Stromile Swift/Pau Gasol/James Posey/Bonzi Wells/Jason Williams 

Both teams have gotten off to rough starts, but I fully expect Yao to establish himself early on. The Rockets still aren't playing great team basketball, but that will only improve with each game. Posey will hound McGrady and Swift will front Yao, but these are issues the Rockets should come prepared for. My biggest concern is containing Pau Gasol, we will probably put Yao on him if he stays out of foul trouble.

92-86 Rockets.


----------



## Yao Mania (Aug 4, 2003)

This is pretty much a must win for the Rockets. One more lost and I think just about every Rockets fan will start turning on the team, pointing fingers at T-Mac, JVG, and even Yao... 

c'mon folks, time to prove that we're a contender!


----------



## ThaShark316 (May 7, 2004)

Rockets 94
Grizzlies 89


----------



## The_Franchise (Mar 30, 2003)

> Originally posted by <b>Yao Mania</b>!
> One more lost and I think just about every Rockets fan will start turning on the team, pointing fingers at T-Mac, JVG, and even Yao...

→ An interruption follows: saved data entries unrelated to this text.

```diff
diff --git a/exposure_amd/csrc/host_common.h b/exposure_amd/csrc/host_common.h
--- a/exposure_amd/csrc/host_common.h
+++ b/exposure_amd/csrc/host_common.h
@@ -100,6 +100,15 @@
 int chain_steps_fwd(const int* ids, int cnt, void* const* acts, const float* const* params, int nb, int np, int h,
                     int w, int dtype, int n_geom, hipStream_t s);
 
+inline bool chain_bwd_fusable(int filter_id, int hsv_grad_mode) {
+  return filter_id == EXPO_FILTER_GAMMA || filter_id == EXPO_FILTER_WB ||
+         (filter_id == EXPO_FILTER_SATPLUS && hsv_grad_mode == EXPO_HSV_GRAD_TF1);
+}
+constexpr int kChainBwdFuseMax = 4;
+int chain_steps_bwd(const int* ids, int cnt, void* const* acts, void* const* grads, const float* const* params,
+                    float* const* recs, const bool* store, int nb, int np, int h, int w, int dtype, int hsv_grad_mode,
+                    int n_geom, hipStream_t s);
+
 inline int check_common(int n, int h, int w, int dtype) {
   if (n < 0 || h < 1 || w < 1) return fail(EXPO_E_BADARG, "n >= 0, h >= 1, w >= 1 required");
   if (n > 65535) return fail(EXPO_E_BADARG, "n > 65535 not supported (grid.y)");
diff --git a/exposure_amd/csrc/kernel_common.h b/exposure_amd/csrc/kernel_common.h
--- a/exposure_amd/csrc/kernel_common.h
+++ b/exposure_amd/csrc/kernel_common.h
@@ -9,6 +9,9 @@
 
 constexpr int kThreads = 256;
 constexpr int kWaves = kThreads / 64;
+
+constexpr bool kBwdPrefetch = true;
+constexpr int kAccParts = 4;
 
 template <int N, int M>
 __device__ __forceinline__ void reduce_scatter_step(float* acc, int lane) {
```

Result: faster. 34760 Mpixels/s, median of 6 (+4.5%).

## Fuse consecutive elementwise backward steps into one multi-step kernel

Applied to the files above, without the earlier changes.

Adds a kernel that runs up to four consecutive backward steps (gamma, white balance, saturation) in one pass, keeping the gradient in registers between steps. The host planner groups fusable runs, checks buffers for aliasing, and skips intermediate gradient stores that later steps overwrite. This removes kernel launches and the re-reading of intermediate gradients from memory. In exchange, register pressure rises and the planner adds host-side logic; the path is disabled in snake mode and for unaligned buffers.

```diff
diff --git a/exposure_amd/csrc/chain_steps_bwd.hip b/exposure_amd/csrc/chain_steps_bwd.hip
--- /dev/null
+++ b/exposure_amd/csrc/chain_steps_bwd.hip
@@ -0,0 +1,195 @@
+#include <hip/hip_runtime.h>
+#include <stdint.h>
+
+#include "../../include/exposure_hip.h"
+#include "filter_math.h"
+#include "pixel_io.h"
+#include "kernel_common.h"
+#include "host_common.h"
+
+namespace expo {
+
+constexpr int kChainBwdAccMax = 3;
+static_assert(GammaF::NACC == 1 && SatPlusF::NACC == 1 && WhiteBalanceF::NACC == kChainBwdAccMax && GammaF::NP == 1 &&
+                  SatPlusF::NP == 1 && WhiteBalanceF::NP == 3,
+              "a step slot holds three accumulators and three parameters");
+
+struct ChainStepsBwdArgs {
+  const void* dy;
+  const void* x[kChainBwdFuseMax];
+  void* dx[kChainBwdFuseMax];
+  const float* prm[kChainBwdFuseMax];
+  float* rec[kChainBwdFuseMax];
+  int id[kChainBwdFuseMax];
+  int steps, hw;
+};
+
+__device__ __forceinline__ void opaque(RawGroup& r) {
+#pragma unroll
+  for (int j = 0; j < 4; ++j) asm("" : "+v"(r.q[j]));
+}
+
+template <typename T, class IO, int STEPS>
+__global__ __launch_bounds__(kThreads) void chain_steps_bwd_kernel(const ChainStepsBwdArgs a) {
+  constexpr int PPL = PixTraits<T>::PPL, PPV = VecTraits<T>::PPV;
+  constexpr int kParts = kAccParts < PPL ? kAccParts : PPL;
+  static_assert(STEPS >= 2 && STEPS <= kChainBwdFuseMax, "a run holds 2 to kChainBwdFuseMax steps");
+  constexpr int kMax = STEPS;
+  const int n = blockIdx.y;
+  const int hw = a.hw;
+  const size_t off = size_t(n) * hw * 3;
+  const int lane = threadIdx.x & 63;
+#if EXPO_FP16_OVFL
+  if constexpr (sizeof(T) == 2) __builtin_amdgcn_s_setreg(1 | (23 << 6) | (0 << 11), 1);
+#endif
+  float acc[kMax][kParts][kChainBwdAccMax];
+#pragma unroll
+  for (int st = 0; st < kMax; ++st)
+#pragma unroll
+    for (int p = 0; p < kParts; ++p)
+#pragma unroll
+      for (int j = 0; j < kChainBwdAccMax; ++j) acc[st][p][j] = 0.f;
+
+  const int stride = gridDim.x * kThreads;
+  int gw = blockIdx.x * kThreads + (threadIdx.x & ~63);
+  bool work = gw * PPL < hw;
+  const __amdgpu_buffer_rsrc_t rdy = make_image_rsrc(static_cast<const T*>(a.dy) + off, hw);
+  RawGroup xs{}, g{};
+  if (work) {
+    const int boff = chunk_byte_offset<T>(gw, lane);
+    xs = load_raw<IO::kLoadX>(make_image_rsrc(static_cast<const T*>(a.x[0]) + off, hw), boff);
+    g = load_raw<IO::kLoadDy>(rdy, boff);
+  }
+  float pr[kMax][3];
+#pragma unroll
+  for (int st = 0; st < kMax; ++st) {
+    pr[st][0] = pr[st][1] = pr[st][2] = 0.f;
+    const int np = a.id[st] == 2 ? WhiteBalanceF::NP : 1;
+    const float* const p = a.prm[st] + size_t(n) * np;
+    pr[st][0] = p[0];
+    if (np > 1) pr[st][1] = p[1];
+    if (np > 2) pr[st][2] = p[2];
+  }
+
+  while (work) {
+    const int boff = chunk_byte_offset<T>(gw, lane);
+    const int gn = gw + stride;
+    const bool more = gn * PPL < hw;
+    const bool partial = (gw + 64) * PPL > hw;
+    RawGroup gnext{};
+#pragma unroll
+    for (int st = 0; st < kMax; ++st) {
+      const bool last = st + 1 == kMax;
+      RawGroup xn{};
+      if (!last) {
+        xn = load_raw<IO::kLoadX>(make_image_rsrc(static_cast<const T*>(a.x[st + 1 < kMax ? st + 1 : 0]) + off, hw), boff);
+      } else if (more) {
+        const int bn = chunk_byte_offset<T>(gn, lane);
+        xn = load_raw<IO::kLoadX>(make_image_rsrc(static_cast<const T*>(a.x[0]) + off, hw), bn);
+        gnext = load_raw<IO::kLoadDy>(rdy, bn);
+      }
+      T* const dxp = static_cast<T*>(a.dx[st]);
+      float v[PPL * 3], d[PPL * 3];
+#define EXPO_CASE(ID, F)                                                                          \
+  case ID: {                                                                                      \
+    const typename F::Prm q = F::load(pr[st]);                                                    \
+    opaque(xs);                                                                                   \
+    opaque(g);                                                                                    \
+    unpack<T>(xs, v);                                                                             \
+    unpack<T>(g, d);                                                                              \
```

Alot of my friends were *****ing and complaining about the Rockets today, I tried to shut them up but to no avail. The only way to silence alot of the critics (and some of the panicking fans) is to pick up a W tonight and tomorrow in the home opener.


----------



## ThaShark316 (May 7, 2004)

Speaking of complaining...have any of you guys been listening to Sports Radio 610? These callers act like the Rockets are 13-30 and lost our last 20. This city is horrible when it comes to going into Operation: Panic Mode. It bugs the hell out of me when ppl on the radio went crazy after the loss in Detroit. It's all good tho,cuz when the Rockets go on,say a...15 game win streak,we know damn well NOTHING will be said. 

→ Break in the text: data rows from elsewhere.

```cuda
__global__ void __launch_bounds__(kK1Block, kK1MinBlocks)
rsa_verify_r32_kernel(const RsaKey32* __restrict__ keys, const uint32_t nkeys, const uint32_t* __restrict__ key_idx,
                      const uint8_t* __restrict__ sig, const uint8_t* __restrict__ digest, const uint32_t hash_alg,
                      const uint64_t n_items, const uint32_t flags, const uint8_t* __restrict__ pre_status,
                      uint8_t* __restrict__ status) {
  constexpr int W = 16;
  constexpr int kGroupsPerWarp = 32 / T;
  __shared__ uint32_t y_s[W][kK1Block];
  __shared__ int nbmax_s;
  const int lane = threadIdx.x & 31;
  const int r = lane & (T - 1);
  const int gbase = lane & ~(T - 1);
  const int plen = c_hash_prefix[hash_alg].len;
  const int dlen = c_hash_prefix[hash_alg].dlen;
  const bool wide = plen + dlen > 63;
  const int check_owners = wide ? 2 : 1;
  const uint64_t warps_total = (uint64_t)gridDim.x * (kK1Block / 32);
  const uint32_t gmask = ((1u << T) - 1u) << gbase;

  for (uint64_t bbase = (uint64_t)blockIdx.x * (kK1Block / 32) * kGroupsPerWarp; bbase < n_items; bbase += warps_total * kGroupsPerWarp) {
    const uint64_t wbase = bbase + (uint64_t)(threadIdx.x >> 5) * kGroupsPerWarp;
    __syncthreads();
    const uint64_t item_raw = wbase + (uint64_t)(lane / T);
    const bool valid = item_raw < n_items;
    const uint64_t item = valid ? item_raw : (n_items - 1);
    uint32_t kidx = __ldg(key_idx + item);
    const bool known = kidx < nkeys;
    if (!known) kidx = 0u;
    const RsaKey32* __restrict__ key = keys + kidx;

    uint32_t nd[W], y[W], t[W];
#pragma unroll
    for (int j = 0; j < W; j++) nd[j] = __ldg(&key->n[r * W + j]);
    const uint32_t n0inv = __ldg(&key->n0inv);
    const uint32_t e = __ldg(&key->e);
    const uint8_t* sp = sig + item * (uint64_t)kRsaBytes;
    const uint8_t* dp = digest + item * (uint64_t)dlen;
    const uint32_t* ck = wide ? key->c32 : key->c16;
    bool s_ge_n;
#pragma unroll
    for (int j = 0; j < W; j++) y[j] = be_word(sp, r * W + j);
    s_ge_n = group_ge(y, nd, gbase);
    const int nb = 32 - __clz(e);
    int nbmax = nb;
#pragma unroll
    for (int o = 16; o >= 1; o >>= 1) nbmax = max(nbmax, __shfl_xor_sync(kFull, nbmax, o));
    if (threadIdx.x == 0) nbmax_s = 0;
    __syncthreads();
    if (lane == 0) atomicMax(&nbmax_s, nbmax);
    __syncthreads();
    nbmax = nbmax_s;
    int bit = nbmax - 2, op = bit >= 0 ? 1 : 3;
#pragma unroll 1
    for (;;) {
      if (op == 1) {
        mont_sqr(t, y, nd, n0inv, r, gbase);
        __syncthreads();
        if (bit <= nb - 2) {
#pragma unroll
          for (int j = 0; j < W; j++) y[j] = t[j];
        }
        const bool mul = bit <= nb - 2 && ((e >> bit) & 1u);
        if (__any_sync(kFull, mul)) op = 2;
        else { bit--; op = bit >= 0 ? 1 : 3; }
      } else {
        uint32_t bop[W];
        if (op == 3) {
#pragma unroll 1
          for (int j = 0; j < W; j++) y_s[j][threadIdx.x] = em_word(r * W + j, dp, plen, dlen, hash_alg);
#pragma unroll
          for (int j = 0; j < W; j++) { bop[j] = y_s[j][threadIdx.x]; y_s[j][threadIdx.x] = y[j]; y[j] = __ldg(&ck[r * W + j]); }
        } else {
#pragma unroll
          for (int j = 0; j < W; j++) bop[j] = be_word(sp, r * W + j);
        }
        mont_mul(t, y, bop, nd, n0inv, r, gbase, op == 2 ? T : check_owners);
        if (op == 3) break;
        if (bit <= nb - 2 && ((e >> bit) & 1u)) {
#pragma unroll
          for (int j = 0; j < W; j++) y[j] = t[j];
        }
        bit--;
        op = bit >= 0 ? 1 : 3;
      }
    }
#pragma unroll
    for (int j = 0; j < W; j++) y[j] = y_s[j][threadIdx.x];
    cond_sub(y, nd, r, gbase);
    cond_sub(t, nd, r, gbase);
    uint32_t d[W];
    const uint32_t b = group_sub(d, y, t, r, gbase);
    const uint32_t* hk = wide ? key->hc32 : key->hc16;
#pragma unroll
    for (int j = 0; j < W; j++) y[j] = __ldg(&hk[r * W + j]);
    group_sub(t, y, d, r, gbase);
    bool eq = true;
#pragma unroll
    for (int j = 0; j < W; j++) eq = eq && (t[j] == (b ? nd[j] : 0u));
    const uint32_t eqb = __ballot_sync(kFull, eq) & gmask;
    if (valid && r == 0) {
      uint8_t st = (eqb == gmask) ? (uint8_t)0 : (uint8_t)1;
      if ((flags & 1u) && s_ge_n) st = 1;
      if (__ldg(&key->nbits) != 2048u) st = 1;
      if (!known) st = 4;
      if (pre_status != nullptr) {
        const uint8_t pre = __ldg(pre_status + item_raw);
        if (pre != 0) st = pre;
      }
      status[item_raw] = st;
    }
  }
}

}
}
```

Before: 59.09 million.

Like last year,if they start winning,like always,fans will talk about something they NEVER talk about.


----------



## The_Franchise (Mar 30, 2003)

> Originally posted by <b>ThaShark316</b>!
> Speaking of complaining...have any of you guys been listening to Sports Radio 610? These callers act like the Rockets are 13-30 and lost our last 20. This city is horrible when it comes to going into Operation: Panic Mode. It bugs the hell out of me when ppl on the radio went crazy after the loss in Detroit. It's all good tho,cuz when the Rockets go on,say a...15 game win streak,we know damn well NOTHING will be said.
> 
> Like last year,if they start winning,like always,fans will talk about something they NEVER talk about.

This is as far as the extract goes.